Contrataron para matar

Femicidas recurrieron a sicarios para ejecutar asesinatos

El empresario Roberto Estrada, condenado por pagar para que asesinaran a su esposa. HOY/Alejandro flores

El asesinato de Karla Vanessa Núñez Gutiérrez, ejecutado por sicarios a sueldo de su esposo, no solo causó estupor en las organizaciones que trabajan contra la violencia hacia las mujeres en Nicaragua, sino también preocupación: “Es un peligroso patrón”, advierte Eveling Flores, Enlace Nacional de la Red de Mujeres Contra la Violencia.

Explica Flores que tras el crimen de Núñez Gutiérrez, la organización realiza un profundo análisis sobre el caso en el que no solo ven las circunstancias del femicidio, sino el comportamiento de las autoridades.

“Aquí llama la atención que no solo se trata de un hombre que no solo decide sobre la vida de una mujer, sino que además paga para que se ejecute su muerte. Es un nivel de violencia que debemos analizar”, dijo.

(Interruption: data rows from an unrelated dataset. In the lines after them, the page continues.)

# KMASAHIRO/AVR

Hardware: AMD Instinct MI355X
Metric: ray-samples/sec/GPU (1024 rays×256 samp×512 freq) + IR render ms/pose (higher is better)
Workload: dtype f32; 1 GPU; c2_meshrir_1024x256x512; mode=pose, rays=1024, samples=256, T=1022, freq_bins=512, distinct_poses=16, parallelism=poses x1 (no data-path collective)

## Files before the change

avr_amd/_lib.py:

```python
from __future__ import annotations

import ctypes
import math
import os
import threading

import numpy as np
import torch

_HERE = os.path.dirname(os.path.abspath(__file__))
LIB_PATH = os.path.join(_HERE, "libavr_hip.so")

DTYPE_F32 = 0
DTYPE_F16 = 1
DTYPE_BF16 = 2
MAX_AZI = 512
IRFFT_MAX_N = 13476

_c_i32 = ctypes.c_int32
_c_i64 = ctypes.c_int64
_c_f32 = ctypes.c_float
_vp = ctypes.c_void_p


# ... 19 lines not shown
        ("pl_len", _c_i32),
    ]

    def key(self):
        k = self.__dict__.get("_key")
        if k is None:
            k = self._key = tuple(getattr(self, f) for f, _ in self._fields_)
        return k


def _f32(x) -> float:
    return float(np.float32(x))


def render_params(cfg: dict, T: int, n_rays: int | None = None) -> RenderParams:
    p = RenderParams()
    p.n_azi = int(cfg["n_azi"])
    p.n_ele = int(cfg["n_ele"])
    p.n_samples = int(cfg["n_samples"])
    p.T = int(T)
    p.n_rays = p.n_azi * p.n_ele + 2 if n_rays is None else int(n_rays)
    p.depth_scale = _f32(cfg["far"] - cfg["near"])
    p.depth_offset = _f32(cfg["near"])
    p.lo = _f32(cfg["xyz_min"])
    p.span = _f32(cfg["xyz_max"] - cfg["xyz_min"])
    p.fs = _f32(cfg["fs"])
    p.speed = _f32(cfg["speed"])
    p.pathloss = _f32(cfg["pathloss"])
    p.azi_jitter = _f32(np.pi * 2 / cfg["n_azi"])
    p.two_pi = _f32(np.pi * 2)
    p.phase_c = _f32((-2 * np.pi) / T)
    p.near_clamp = int(0.1 / cfg["speed"] * cfg["fs"])
    p.pl_len = int(math.ceil(T * 2.5))
    return p


class TablePtrs(ctypes.Structure):

    _fields_ = [("d_vals", ctypes.c_void_p), ("shift", ctypes.c_void_p),
                ("pl_table", ctypes.c_void_p), ("phase", ctypes.c_void_p),
                ("twiddle", ctypes.c_void_p), ("ir_twiddle", ctypes.c_void_p)]
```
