# liu-wei2021/IV_INTERPOLATION

Measured on AMD Instinct MI355X. Metric: IV surfaces/sec (1M-batch, 64x16 grid), higher is better.
Workload: dtype f64

## Files before the change

### include/ivs.h

```cpp
#ifndef IVS_H
#define IVS_H

#include <stddef.h>
#include <stdint.h>

#ifdef __cplusplus
extern "C" {
#endif

#define IVS_ABI_VERSION 5

enum {
    IVS_LINEAR      = 0,
    IVS_CUBIC       = 1,
    IVS_CUBICSPLINE = 2,
    IVS_SLINEAR     = 3,
    IVS_NEAREST     = 4,
    IVS_ZERO        = 5,
    IVS_PCHIP       = 6,
    IVS_AKIMA       = 7,
    IVS_FROM_DERIVATIVES = 8,
    IVS_QUADRATIC   = 9,
    IVS_BARYCENTRIC = 10,
    IVS_KROGH       = 11,
    IVS_PAD         = 12,
    IVS_BFILL       = 13
};
#define IVS_POLY_MAX_KNOTS 32

enum {
    IVS_OK            = 0,
    IVS_EINVAL        = -22,
    IVS_ERANGE        = -34,
    IVS_ENOMEM        = -12,
    IVS_ELAUNCH       = -5
};

enum {
    IVS_ST_OK            = 0,
    IVS_ST_TOO_FEW_KNOTS = 1,
    IVS_ST_BAD_SHAPE     = 2,
    IVS_ST_ILL_CONDITIONED = 4
};

int         ivs_version(void);
const char* ivs_last_error(void);
int         ivs_device_count(void);

size_t ivs_interp1d_workspace_bytes(int64_t total_knots, int64_t n_series, int32_t n_channels);
int ivs_interp1d_batch_f64(const double* xk, const double* yk, int64_t yk_stride, const int64_t* knot_off,
                           int64_t n_series, int32_t n_channels, int64_t total_knots,
                           const double* xq, const int64_t* q_off, int64_t total_queries,
                           double* out, int64_t out_stride, int32_t* status, int32_t method,
                           void* workspace, size_t workspace_bytes, void* stream);

int ivs_interp1d_greeks_batch_f64(const double* xk, const double* yk, int64_t yk_stride, const int64_t* knot_off,
                                  int64_t n_series, int32_t n_channels, int64_t total_knots,
                                  const double* xq, const int64_t* q_off, int64_t total_queries,
                                  double* out, int64_t out_stride, int32_t* status, int32_t method,
                                  int32_t ch_iv, int32_t ch_underlying, int32_t ch_ttm,
                                  const int32_t* fill_idx, int64_t fill_stride, int32_t row_strike, int32_t row_rate,
                                  int32_t row_callput, const double* strike_src, const double* rate_src,
                                  const uint8_t* is_put_src, double* greeks, int64_t greeks_stride,
                                  void* workspace, size_t workspace_bytes, void* stream);

int ivs_ffill_index_batch(const int64_t* src_pos, const int64_t* src_off, const uint8_t* valid, int64_t valid_stride,
                          int32_t n_cols, const int64_t* q_off, int64_t n_series, int64_t total_queries,
                          int32_t* idx_out, int64_t out_stride, void* stream);

int ivs_gather_rows_f64(const double* src, int64_t src_stride, const int32_t* idx, int64_t idx_stride, const int32_t* idx_row,
                        int32_t n_cols, int64_t n, double* out, int64_t out_stride, void* stream);
int ivs_gather_rows_i32(const int32_t* src, int64_t src_stride, const int32_t* idx, int64_t idx_stride, const int32_t* idx_row,
                        int32_t n_cols, int64_t n, int32_t* out, int64_t out_stride, void* stream);

int ivs_frame_rows(const int64_t* q_off, int64_t n_series, int64_t total_queries, const int64_t* first_ns,
                   const double* chan, int64_t chan_stride, int32_t n_channels, const int32_t* sym_code,
                   const int32_t* status, const uint8_t* needs, int64_t* date_ns, uint8_t* keep, void* stream);

typedef struct ivs_frame_args {
    const int64_t* src_pos; const int64_t* src_off; const int64_t* q_off;
    int64_t n_series, total_src, total_queries;
    const double* yk; int64_t yk_stride; int32_t n_channels; int32_t method;
    double* chan_out; int64_t chan_stride; int32_t* status;
    const uint8_t* valid; int64_t valid_stride; int32_t n_valid;
    const double* fsrc; int64_t fsrc_stride; const int32_t* f_rows; int32_t n_f; double* f_out; int64_t f_stride;
    const int32_t* csrc; int64_t csrc_stride; const int32_t* c_rows; int32_t n_c; int32_t* c_out; int64_t c_stride;
    const int32_t* idx_rows; int32_t n_idx; int32_t* idx_out; int64_t idx_stride;
    const int64_t* first_ns; const uint8_t* needs; int32_t sym_col; int64_t* date_ns; uint8_t* keep;
    int32_t g_strike, g_rate, g_put; const double* strike_src; const double* rate_src; const uint8_t* put_src;
    int32_t ch_iv, ch_underlying, ch_ttm; double* greeks; int64_t greeks_stride;
} ivs_frame_args;
size_t ivs_frame_workspace_bytes(int64_t total_src, int64_t n_series, int32_t n_channels);
int ivs_frame_columns_f64(const ivs_frame_args* args , void* workspace, size_t workspace_bytes, void* stream);

enum { IVS_FLAG_FORCE_GENERIC = 1, IVS_FLAG_ONE_PASS = 2  };
#define IVS_FLAG_MAP_GROUPS(n) (((n) & 0xff) << 8)
size_t ivs_surface_workspace_bytes(int64_t B, int32_t ragged);
int ivs_surface_batch_f64(const double* K, const int64_t* k_off, int64_t k_stride, int32_t nK,
                          const double* T, int64_t t_stride, int32_t nT,
                          const double* sigma, int64_t B,
                          const double* Kq, int64_t kq_stride, int32_t mK,
                          const double* Tq, int64_t tq_stride, int32_t mT,
                          double* out, int32_t* status, int32_t method, int32_t flags,
                          void* workspace, size_t workspace_bytes, void* stream);

typedef struct ivs_snapshot_args {
    const int64_t* date_ns; const double* iv; const double* underlying; int64_t n_rows;
    const int64_t* row_off; int64_t n_contracts;
    const int32_t* cells; const double* strike; const int64_t* expiry_ns; int32_t nT, nK;
    int64_t t0_ns, n_snapshots;
    const double* moneyness; int32_t mK; double kq_empty;
    double* sigma; double* T; double* spot; int32_t* quotes; double* Kq;
} ivs_snapshot_args;
int ivs_snapshot_assemble_f64(const ivs_snapshot_args* args , void* workspace, size_t workspace_bytes, void* stream);

enum {
    IVS_SM_OK          = 0,
    IVS_SM_NO_CROSSING = 1,
    IVS_SM_AMBIGUOUS   = 2,
    IVS_SM_DEAD        = 4
};
typedef struct ivs_smile_args {
    const double* vol;
    const double* Kq; int64_t kq_stride;
    const double* Tq; int64_t tq_stride;
    const double* spot; double rate;
    const double* z;
    int32_t mK, mT, nD; int64_t B;
    double* q_vol; double* q_strike; int32_t* q_flags;
    int32_t rows_per_wave;
} ivs_smile_args;
int ivs_smile_delta_points_f64(const ivs_smile_args* args , void* workspace, size_t workspace_bytes, void* stream);

int ivs_bs_greeks_f64(const double* S, const double* K, const double* T, const double* r, const double* sigma,
                      const uint8_t* is_put, int32_t default_is_put, int64_t n, double* delta, double* gamma,
                      double* theta, double* vega, double* rho, void* stream);

int ivs_candle_aggregate_f64(const int64_t* ts_ns, const double* open, const double* high, const double* low,
                             const double* close, const double* volume, const int64_t* series_off, int64_t n_series,
                             int64_t n_rows, int64_t freq_ns, int64_t* out_ts, double* out_open, double* out_high,
                             double* out_low, double* out_close, double* out_volume, int32_t* out_count, void* stream);

size_t  ivs_bridge_workspace_bytes(int64_t total_rows);
int     ivs_mt19937_words_u32(uint32_t seed, uint32_t* words, int64_t n_words, void* stream);
int     ivs_bridge_candles_f64(const double* price, const double* volume, const int64_t* row_off, int64_t S,
                               int64_t total_rows, int32_t strategy, double base_spread_pct, double vol_factor,
                               const uint32_t* words, int64_t n_words, double* out, uint8_t* valid, int64_t* rng_tail,
                               void* workspace, size_t workspace_bytes, void* stream);

const char* ivs_last_kernel(void);

int     ivs_debug_stamps(void* device_buf, int64_t n_u64);
int64_t ivs_debug_last_grid(void);
int64_t ivs_debug_mode_offset(void);

#ifdef __cplusplus
}
#endif
#endif
```

### iv_interpolation_amd/_lib.py

```python
from __future__ import annotations

import ctypes as C
import os

LIB_PATH = os.path.join(os.path.dirname(os.path.abspath(__file__)), "libivs.so")

LINEAR, CUBIC, CUBICSPLINE, SLINEAR = 0, 1, 2, 3
ST_OK, ST_TOO_FEW_KNOTS, ST_BAD_SHAPE, ST_ILL_CONDITIONED = 0, 1, 2, 4
SM_OK, SM_NO_CROSSING, SM_AMBIGUOUS, SM_DEAD = 0, 1, 2, 4
SM_MAX_TARGETS = 16
FLAG_FORCE_GENERIC = 1
FLAG_ONE_PASS = 2


def flag_map_groups(n: int) -> int:
    return (int(n) & 0xff) << 8

ABI_VERSION = 5

NEAREST, ZERO, PCHIP, AKIMA, FROM_DERIVATIVES = 4, 5, 6, 7, 8
QUADRATIC = 9
BARYCENTRIC, KROGH = 10, 11
PAD, BFILL = 12, 13
POLY_MAX_KNOTS = 32
METHOD_CODES = {"linear": LINEAR, "index": LINEAR, "values": LINEAR,
                "cubic": CUBIC, "cubicspline": CUBICSPLINE, "slinear": SLINEAR,
                "nearest": NEAREST, "zero": ZERO, "pchip": PCHIP, "akima": AKIMA,
                "from_derivatives": FROM_DERIVATIVES, "piecewise_polynomial": FROM_DERIVATIVES, "quadratic": QUADRATIC,
                "barycentric": BARYCENTRIC, "krogh": KROGH,
                "pad": PAD, "ffill": PAD, "bfill": BFILL, "backfill": BFILL}
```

Explica que no solo se trata de una pareja que ejerce violencia, sino que este sujeto acuerda con otros ejercer esa violencia y la víctima es una mujer. “Es una violencia con planificación, con alevosía, ventaja y crueldad”, expresó Flores. Asegura que la crueldad de este sujeto es más que evidente ante el hecho de que no solo es el autor del crimen, sino también testigo del asesinato, “lo presenció y consciente”.

Clima propicio para violencia

La otra crítica que hace la organización defensora de los derechos de la mujer, es la indolencia con la que están actuando las autoridades el tema de la violencia contra la mujer en el país. “Aquí las mujeres están muriendo todos los días y no se investiga, no se informa. ¿Por qué? Porque las autoridades están ocupadas en tareas políticas, en reprimir ante la demanda de derechos civiles, mientras los crímenes siguen ocurriendo”, denunció Flores.

Agregó que policías y parapolicías son los causantes de un Estado de terror en el país, que ha originado un clima de violencia propicio para los abusos contra mujeres, niños y adolescentes. “No se cumplen las funciones públicas y eso está causando un serio daño”, aseguró.

El clima de violencia que vive el país favorece la violencia contra las mujeres, niños y adolescentes, advierten las organizaciones civiles. Aseguran que las autoridades no se esfuerzan para combatir la impunidad y los crímenes siguen.

Más casos

Las organizaciones advierten que este año los femicidios ya superan los 70, y apenas es el mes séptimo. Los números superan al mismo período del año pasado.

Aseguran que esos números tan solo son los denunciados, no se incluyen los subregistros.

Cada crimen fue imperfecto

Los femicidios contra Karla Vanessa Núñez y Sarybel Abad Urcuyo tienen más en común que el hecho que ambas fueron mujeres. Tanto en el primer caso como en el segundo, quienes planificaron sus muertes fueron quienes alguna vez fueron sus compañeros de vida. Dijeron que las querían, pero acabaron con ellas, causando dolor a sus hijos y demás familiares.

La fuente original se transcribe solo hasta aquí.